The US economy added jobs at anemic rate last month, spurring a new round of partisan sniping over who is to blame for the nation’s economic woes as the presidential campaign enters its final stretch.

US employers added just 96,000 jobs in August, significantly less than the 140,000 gained in July, the Labor Department reported Friday. The unemployment rate fell to 8.1 percent, from 8.3 percent in July, but that was largely the result of people abandoning job searches because they felt their prospects were too bleak. Only those who actively seek work are counted in unemployment figures.

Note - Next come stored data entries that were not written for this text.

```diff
@@ -477,6 +521,29 @@
     if (variant == 2)
         return launch_cfg<false, 6, 16, 4>(h, layer, y_tnc, T, N, reverse, s);
 #endif
-    if (save) return launch_cfg<false, 3, 32, 8, 2, true>(h, layer, y_tnc, T, N, reverse, s, save);
+    if (h->lstm_pairs < 0) {
+        const int rc = xb_set_lstm_pairs(h, 1);
+        if (rc != XB_OK && rc != XB_ERR_UNSUPPORTED) return rc;
+        if (rc != XB_OK) h->lstm_pairs = 0;
+    }
+    if (save) {
+        if (h->lstm_pairs) return launch_cfg<false, 3, 32, 8, 2, true, true>(h, layer, y_tnc, T, N, reverse, s, save);
+        return launch_cfg<false, 3, 32, 8, 2, true>(h, layer, y_tnc, T, N, reverse, s, save);
+    }
+    if (h->lstm_pairs) return launch_cfg<false, 3, 32, 8, 2, false, true>(h, layer, y_tnc, T, N, reverse, s);
     return launch_cfg<false, 3, 32, 8>(h, layer, y_tnc, T, N, reverse, s);
 }
+
+extern "C" int xb_set_lstm_pairs(xb_handle *h, int on) {
+    if (!h) return xb_fail(nullptr, XB_ERR_ARG, "NULL handle");
+    if (on) {
+        int g = resident_groups<false, 3, 32, 8, 2, false, true>(h);
+        if (g > 0) g = resident_groups<false, 3, 32, 8, 2, true, true>(h);
+        if (g < 0) return g;
+        if (g == 0)
+            return xb_fail(h, XB_ERR_UNSUPPORTED, "xb_set_lstm_pairs: this device cannot co-schedule the %d CTA pairs of %d groups",
+                           h->num_sms / TILES * TILES / 2, h->num_sms / TILES);
+    }
+    h->lstm_pairs = on ? 1 : 0;
+    return XB_OK;
+}
diff --git a/xna_basecaller_b200/csrc/xb_common.cuh b/xna_basecaller_b200/csrc/xb_common.cuh
--- a/xna_basecaller_b200/csrc/xb_common.cuh
+++ b/xna_basecaller_b200/csrc/xb_common.cuh
@@ -81,6 +81,7 @@
     float *logz = nullptr;
     float *ctc_ws = nullptr;
     int *lstm_counters = nullptr;
+    int lstm_pairs = -1;
 
     void *head_wT = nullptr;
     void *conv3_wT = nullptr;
diff --git a/xna_basecaller_b200/csrc/xb_ptx.cuh b/xna_basecaller_b200/csrc/xb_ptx.cuh
--- a/xna_basecaller_b200/csrc/xb_ptx.cuh
+++ b/xna_basecaller_b200/csrc/xb_ptx.cuh
@@ -132,15 +132,41 @@
 __device__ __forceinline__ void bulk_commit_group() { asm volatile("cp.async.bulk.commit_group;" ::: "memory"); }
 __device__ __forceinline__ void bulk_wait_group0() { asm volatile("cp.async.bulk.wait_group 0;" ::: "memory"); }
 
-__device__ __forceinline__ void tmem_alloc(uint32_t *holder_smem, uint32_t ncols) {
-    asm volatile("tcgen05.alloc.cta_group::1.sync.aligned.shared::cta.b32 [%0], %1;" ::"r"(smem_u32(holder_smem)), "r"(ncols)
-                 : "memory");
-}
-__device__ __forceinline__ void tmem_relinquish() {
-    asm volatile("tcgen05.relinquish_alloc_permit.cta_group::1.sync.aligned;" ::: "memory");
-}
-__device__ __forceinline__ void tmem_dealloc(uint32_t taddr, uint32_t ncols) {
-    asm volatile("tcgen05.dealloc.cta_group::1.sync.aligned.b32 %0, %1;" ::"r"(taddr), "r"(ncols) : "memory");
+__device__ __forceinline__ uint32_t cluster_ctarank() {
+    uint32_t r;
+    asm volatile("mov.u32 %0, %%cluster_ctarank;" : "=r"(r));
+    return r;
+}
+__device__ __forceinline__ uint32_t mapa_shared(uint32_t saddr, uint32_t rank) {
+    uint32_t r;
+    asm volatile("mapa.shared::cluster.u32 %0, %1, %2;" : "=r"(r) : "r"(saddr), "r"(rank));
+    return r;
+}
+__device__ __forceinline__ void cluster_sync() {
+    asm volatile("barrier.cluster.arrive.release.aligned;\n\tbarrier.cluster.wait.acquire.aligned;" ::: "memory");
+}
+__device__ __forceinline__ void tma_load_3d_pair(void *dst, const CUtensorMap *m, uint32_t bar_cluster, int c0, int c1, int c2) {
+    asm volatile(
+        "cp.async.bulk.tensor.3d.cta_group::2.shared::cluster.global.mbarrier::complete_tx::bytes [%0], [%1, {%3, %4, %5}], [%2];"
+        ::"r"(smem_u32(dst)), "l"(m), "r"(bar_cluster), "r"(c0), "r"(c1), "r"(c2)
+        : "memory");
+}
+
+template <int CG = 1> __device__ __forceinline__ void tmem_alloc(uint32_t *holder_smem, uint32_t ncols) {
+    if constexpr (CG == 1)
+        asm volatile("tcgen05.alloc.cta_group::1.sync.aligned.shared::cta.b32 [%0], %1;" ::"r"(smem_u32(holder_smem)), "r"(ncols)
+                     : "memory");
+    else
+        asm volatile("tcgen05.alloc.cta_group::2.sync.aligned.shared::cta.b32 [%0], %1;" ::"r"(smem_u32(holder_smem)), "r"(ncols)
+                     : "memory");
+}
+template <int CG = 1> __device__ __forceinline__ void tmem_relinquish() {
+    if constexpr (CG == 1) asm volatile("tcgen05.relinquish_alloc_permit.cta_group::1.sync.aligned;" ::: "memory");
+    else asm volatile("tcgen05.relinquish_alloc_permit.cta_group::2.sync.aligned;" ::: "memory");
+}
+template <int CG = 1> __device__ __forceinline__ void tmem_dealloc(uint32_t taddr, uint32_t ncols) {
+    if constexpr (CG == 1) asm volatile("tcgen05.dealloc.cta_group::1.sync.aligned.b32 %0, %1;" ::"r"(taddr), "r"(ncols) : "memory");
+    else asm volatile("tcgen05.dealloc.cta_group::2.sync.aligned.b32 %0, %1;" ::"r"(taddr), "r"(ncols) : "memory");
 }
 __device__ __forceinline__ void tc_fence_before() { asm volatile("tcgen05.fence::before_thread_sync;" ::: "memory"); }
 __device__ __forceinline__ void tc_fence_after() { asm volatile("tcgen05.fence::after_thread_sync;" ::: "memory"); }
@@ -160,6 +186,18 @@
         "tcgen05.mma.cta_group::1.kind::f16 [%0], [%1], %2, %3, p;\n\t}"
         ::"r"(d_tmem), "r"(a_tmem), "l"(bdesc), "r"(idesc), "r"(accumulate)
         : "memory");
+}
+__device__ __forceinline__ void mma_f16_ts_pair(uint32_t d_tmem, uint32_t a_tmem, uint64_t bdesc, uint32_t idesc, uint32_t accumulate) {
+    asm volatile(
+        "{\n\t.reg .pred p;\n\t"
+        "setp.ne.b32 p, %4, 0;\n\t"
+        "tcgen05.mma.cta_group::2.kind::f16 [%0], [%1], %2, %3, p;\n\t}"
+        ::"r"(d_tmem), "r"(a_tmem), "l"(bdesc), "r"(idesc), "r"(accumulate)
+        : "memory");
+}
+__device__ __forceinline__ void mma_commit_pair(uint64_t *bar) {
+    asm volatile("tcgen05.commit.cta_group::2.mbarrier::arrive::one.shared::cluster.multicast::cluster.b64 [%0], %1;"
+                 ::"r"(smem_u32(bar)), "h"((uint16_t)0x3) : "memory");
 }
 __device__ __forceinline__ void tmem_cp_128x256b(uint32_t taddr, uint64_t sdesc) {
     asm volatile("tcgen05.cp.cta_group::1.128x256b [%0], %1;" ::"r"(taddr), "l"(sdesc) : "memory");
```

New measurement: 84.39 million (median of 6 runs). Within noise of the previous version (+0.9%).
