@@ -4449,7 +4472,7 @@
 }
 __global__ void cand_publish_kernel(const u32* __restrict__ bad, u32 force_full, const u32* __restrict__ ncand, const u32* __restrict__ nqc,
                                     const u32* __restrict__ n_d, u32 n_b, u32 n_sp, u32 rows_c, u32* __restrict__ mode, u32* __restrict__ any_full,
-                                    u32* __restrict__ nqc_total, volatile u32* __restrict__ h_pub, u32 seq) {
+                                    u32* __restrict__ nqc_total, volatile u32* __restrict__ h_pub, u32 seq, u32* __restrict__ ext) {
     __builtin_amdgcn_s_setprio(3);
     if (threadIdx.x != 0 || blockIdx.x != 0) return;
     u32 any = 0;
@@ -4461,6 +4484,7 @@
         u32 mx = 0;
         for (u32 s_ = 0; s_ < n_sp; ++s_) mx = max(mx, ncand[b * n_sp + s_]);
         nqc_total[b] = nd64 + nqc[b * kCtrStride];
+        if (ext) ext[b] = bad[b] != 0u ? rows_c : min(rows_c, nd64 + nqc[b * kCtrStride]);
         h_pub[b] = full ? 0u : 1u;
         h_pub[kPassBatchesMax + b] = mx;
     }
@@ -4863,7 +4887,13 @@
 }
 u32 pat_record_words() { return kPatRec; }
 u32 pat_words_max() { return kPatWords; }
-void launch_pat_nqc_init(hipStream_t st, u32* nqc, u32 v) { hipLaunchKernelGGL(pat_nqc_init_kernel, dim3(1), dim3(64), 0, st, nqc, v); }
+void launch_pass_clear(hipStream_t st, const PassClear& pc) {
+    u64 bytes = pc.mqc ? (u64)pc.n_b * pc.n_grp_c * 4096u * 64u : 0u;
+    for (u32 k = 0; k < pc.n; ++k) bytes += pc.r[k].bytes;
+    const u32 blocks = (u32)std::min<u64>(1024u, std::max<u64>(16u, bytes / (256u * 64u)));
+    hipLaunchKernelGGL(pass_clear_kernel, dim3(blocks), dim3(256), 0, st, pc);
+}
+u32 pass_counter_stride() { return kCtrStride; }
 void launch_cand_pat_rows(hipStream_t st, const RareIndex& ri, const u32* n_d, const u32* candmask, const u32* candslot, u32 n_pad, u32* bad, u32 n_b,
                           u64* pcw, u64* mqc, size_t mqc_stride, u32 rows_c, u64* rowany_c, u32 rowany_stride, u32* grp_any_c, u32 n_grp_c) {
     if (ri.n_pat == 0) return;
@@ -4928,9 +4958,9 @@
                        candslot, n_pad, bad, n_b, nqc, smap, smap_stride, mqc, mqc_stride, rows_c, rowany_c, rowany_stride, grp_any_c, n_grp_c);
 }
 void launch_cand_publish(hipStream_t st, const u32* bad, u32 force_full, const u32* ncand, const u32* nqc, const u32* n_d, u32 n_b, u32 n_sp,
-                         u32 rows_c, u32* mode, u32* any_full, u32* nqc_total, u32* h_pub, u32 seq) {
+                         u32 rows_c, u32* mode, u32* any_full, u32* nqc_total, u32* h_pub, u32 seq, u32* ext) {
     hipLaunchKernelGGL(cand_publish_kernel, dim3(1), dim3(1), 0, st, bad, force_full, ncand, nqc, n_d, n_b, n_sp, rows_c, mode, any_full, nqc_total,
-                       h_pub, seq);
+                       h_pub, seq, ext);
 }
 void launch_m_clear(hipStream_t st, u64* m_bits, u64* m_int, u32 n_pad, const u32* n_d, const u32* any_full) {
     hipLaunchKernelGGL(m_clear_kernel, dim3(512), dim3(256), 0, st, m_bits, m_int, n_pad, n_d, any_full);
diff --git a/sketchy_amd/csrc/skx_kernels.hpp b/sketchy_amd/csrc/skx_kernels.hpp
--- a/sketchy_amd/csrc/skx_kernels.hpp
+++ b/sketchy_amd/csrc/skx_kernels.hpp
@@ -4,6 +4,8 @@
 #include <stdint.h>
 
 #include <stdlib.h>
+
+#include "skx_pass_clear.hpp"
 
 namespace skx {
 typedef unsigned long long u64;
@@ -100,13 +102,15 @@
 static const u32 kCandCap = 1024;
 static const u32 kCandRows = 131072;
 struct PassBatches { u32 n; u32 p_off[kPassBatchesMax + 1]; };
+static_assert(kClearSlotsMax == kPassBatchesMax, "one extent per batch slot");
+void launch_pass_clear(hipStream_t st, const PassClear& pc);
+u32 pass_counter_stride();
 void launch_pass_hist(hipStream_t st, const u32* pair_q, const PassBatches& pb, u32* cnt, u32 row_stride);
 void launch_gain_dense(hipStream_t st, const u64* m_bits, const u64* m_int , u32 n_pad, const u32* n_d, u32 rows_bound, const u32* cnt,
                        u32 row_stride, u32 n_b, u32* gain, const u32* segw = nullptr ,
                        const u32* grp_sp = nullptr);
 void launch_gain_sparse(hipStream_t st, const u32* n_d, u32 rows_bound, const u32* cnt, u32 row_stride, u32 n_b, u32 n_pad, u32* gain_s,
                         const u32* sslot, const RareIndex& ri, const LongRows* lr, u32 walk_scale, const PatRows* pr = nullptr);
-void launch_pat_nqc_init(hipStream_t st, u32* nqc, u32 v);
 void launch_cand_pat_rows(hipStream_t st, const RareIndex& ri, const u32* n_d, const u32* candmask, const u32* candslot, u32 n_pad, u32* bad, u32 n_b,
                           u64* pcw, u64* mqc, size_t mqc_stride, u32 rows_c, u64* rowany_c, u32 rowany_stride, u32* grp_any_c, u32 n_grp_c);
 void launch_cand_pat_map(hipStream_t st, const LongRows& lr, const PatRows& pr, const RareIndex& ri, const u32* n_d, const u32* candmask,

Economists portrayed the job gains as disappointing, but said they were consistent with the slow, erratic recovery that has been underway for more than three years, following the worst economic downturn since the Great Depression.


“The numbers aren’t great, and they’re not terrible,” said Jim O’Sullivan, chief US economist at High Frequency Economics, a forecasting firm in Valhalla, N.Y. “At the end of the day, it’s not too much of a game-changer.”

The report, one of three left before the November election, comes on the heels of the Democratic National Convention and renewed promises by President Obama to find ways to boost job creation. Republicans seized on the jobs report as evidence of the president’s failure to deliver on earlier promises to fix a broken economy.

“If last night was the party, this morning is the hangover,” GOP presidential nominee Mitt Romney said in a statement. “After 43 straight months of unemployment above 8 percent, it is clear that President Obama just hasn’t lived up to his promises and his policies haven’t worked.”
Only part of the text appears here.